Only 1 percent of abortions take place after 21 weeks of pregnancy, and they almost always involve serious birth defects that would result in risks to the mother’s health. Those questions will not even be addressed before this vote, however, because Senate leaders have arranged to have the bill go straight to the floor without going through the committee process.

This is a strategy aimed at placating anti-abortion senators, including Texas’ Ted Cruz, who want to force the government to run out of money until funding for Planned Parenthood is stripped out of the budget. But judging from last week’s Republican presidential debate, anything short of the complete defunding of Planned Parenthood will not be enough, even if it means that the government shuts down.

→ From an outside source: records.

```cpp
int mxdet_stem_conv7x7(const void* image, int32_t dtype, int32_t N, int32_t H, int32_t W,
                       const uint16_t* w, const float* bias, uint16_t* y, mxdet_stream_t stream);
int mxdet_stem_conv7x7_pool(const void* image, int32_t dtype, int32_t N, int32_t H, int32_t W,
                            const uint16_t* w, const float* bias, uint16_t* y, mxdet_stream_t stream);
int mxdet_maxpool3x3s2(const uint16_t* x, int32_t N, int32_t H, int32_t W, int32_t C, uint16_t* y,
                       mxdet_stream_t stream);
int mxdet_subsample2(const uint16_t* x, int32_t N, int32_t H, int32_t W, int32_t C, uint16_t* y,
                     mxdet_stream_t stream);
int mxdet_subsample2_bwd(const uint16_t* dy, int32_t N, int32_t H, int32_t W, int32_t C,
                         int32_t accumulate, uint16_t* dx, mxdet_stream_t stream);
int mxdet_upsample2_bwd(const uint16_t* dfine, int32_t N, int32_t Hf, int32_t Wf, int32_t C,
                        int32_t accumulate, uint16_t* dcoarse, mxdet_stream_t stream);
size_t mxdet_retina_detect_workspace_bytes(const mxdet_pyramid_t* p, int32_t N, int32_t pre_nms_top_n);
int mxdet_retina_detect(const mxdet_pyramid_t* p, int32_t N, const float* im_info, int32_t pre_nms_top_n,
                        float score_thresh, float nms_thresh, int32_t max_per_image, float* dets, int32_t* num_dets,
                        void* workspace, size_t workspace_bytes, mxdet_stream_t stream);
int mxdet_retina_detect_soft(const mxdet_pyramid_t* p, int32_t N, const float* im_info, int32_t pre_nms_top_n,
                             float score_thresh, float nms_thresh, int32_t max_per_image, float* dets,
                             int32_t* num_dets, void* workspace, size_t workspace_bytes, int32_t method, float sigma,
// ... 57 lines not shown
```

include/mxdet_debug.h:

```cpp
#ifndef MXDET_DEBUG_H_
#define MXDET_DEBUG_H_

#include <stdint.h>

#include "mxdet.h"

#ifdef __cplusplus
extern "C" {
#endif

int mxdet_debug_force_conv_cfg(int32_t cfg);
int mxdet_debug_force_wgrad_ksplit(int32_t ksplit);
int mxdet_debug_preprocess_direct(int32_t on);

#define MXDET_TUNE_T64 0
#define MXDET_TUNE_T128 1
#define MXDET_TUNE_PAR64 2
#define MXDET_TUNE_WG_TARGET 3
#define MXDET_TUNE_WG_MINSTEPS 4
#define MXDET_TUNE_WG_MAXSTEPS 5
#define MXDET_TUNE_T3_ENABLE 6
#define MXDET_TUNE_T3_TARGET 7
#define MXDET_TUNE_T3_MINSTEPS 8
#define MXDET_TUNE_T3_NS 9
#define MXDET_TUNE_TAIL 10
#define MXDET_TUNE_WG_NS 11
#define MXDET_TUNE_ROI_TABLE 12
#define MXDET_TUNE_ROI_ROWS 13
#define MXDET_TUNE_STATIC_TAPS 14
#define MXDET_TUNE_T128W 15
#define MXDET_TUNE_T3_MIX 16
#define MXDET_TUNE_SPLITK_TILE 17
#define MXDET_TUNE_T3_PER_ITEM 18
#define MXDET_TUNE_COUNT 19
int mxdet_debug_set_tuning(int32_t which, int64_t value);
int64_t mxdet_debug_get_tuning(int32_t which);


#define MXDET_ROUTE_CONV 1
#define MXDET_ROUTE_WGRAD 2
#define MXDET_ROUTE_CONV_GROUPED 3
#define MXDET_ROUTE_WGRAD_GROUPED 4
#define MXDET_ROUTE_RETINA_LOSS 5
#define MXDET_ROUTE_RETINA_LOSS_IOU 6
#define MXDET_ROUTE_RETINA_LOSS_QUALITY 7
#define MXDET_ROUTE_RETINA_LOSS_DFL 8
#define MXDET_ROUTE_WORDS 16
#define MXDET_ROUTE_MAX 4
int mxdet_debug_route_probe(int32_t on);
int mxdet_debug_route_read(int32_t* records, int32_t max_records);

// ... 9 lines not shown
```

mxdetection_amd/_lib.py:

```python
import ctypes as C
import os

_HERE = os.path.dirname(os.path.abspath(__file__))
LIB_PATH = os.environ.get("MXDET_LIB") or os.path.join(_HERE, "libmxdet_hip.so")

c_i32, c_i64, c_u32, c_f32, c_sz, c_vp = C.c_int32, C.c_int64, C.c_uint32, C.c_float, C.c_size_t, C.c_void_p


class PyramidT(C.Structure):
    _fields_ = [
        ("num_levels", c_i32), ("A", c_i32),
        ("H", c_i32 * 8), ("W", c_i32 * 8), ("stride", c_i32 * 8),
        ("cls", c_vp * 8), ("reg", c_vp * 8),
        ("cls_sn", c_i64 * 8), ("cls_sy", c_i64 * 8), ("cls_sx", c_i64 * 8), ("cls_sa", c_i64 * 8),
        ("reg_sn", c_i64 * 8), ("reg_sy", c_i64 * 8), ("reg_sx", c_i64 * 8), ("reg_sc", c_i64 * 8),
        ("dtype", c_i32), ("classes", c_i32),
        ("base_anchors", c_vp * 8),
    ]
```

These issues do not belong at the top of the nation’s agenda. The people who are trying to put them there don’t have the votes to overcome a filibuster, and even if they did, they would not have the votes necessary to override the president’s promised vetoes. The only way they can achieve their goal would be to cause so much economic pain to the nation that all their opponents just give up.

The fact that threats of government shutdown and near-default have become an annual event since the rise of the tea party Congress in 2010 does not make this kind of politics acceptable.

We hope Maine’s senators will vote against Planned Parenthood defunding and the 20-week abortion ban. And we hope they will use their influence to focus the government on real problems, not manufactured ones.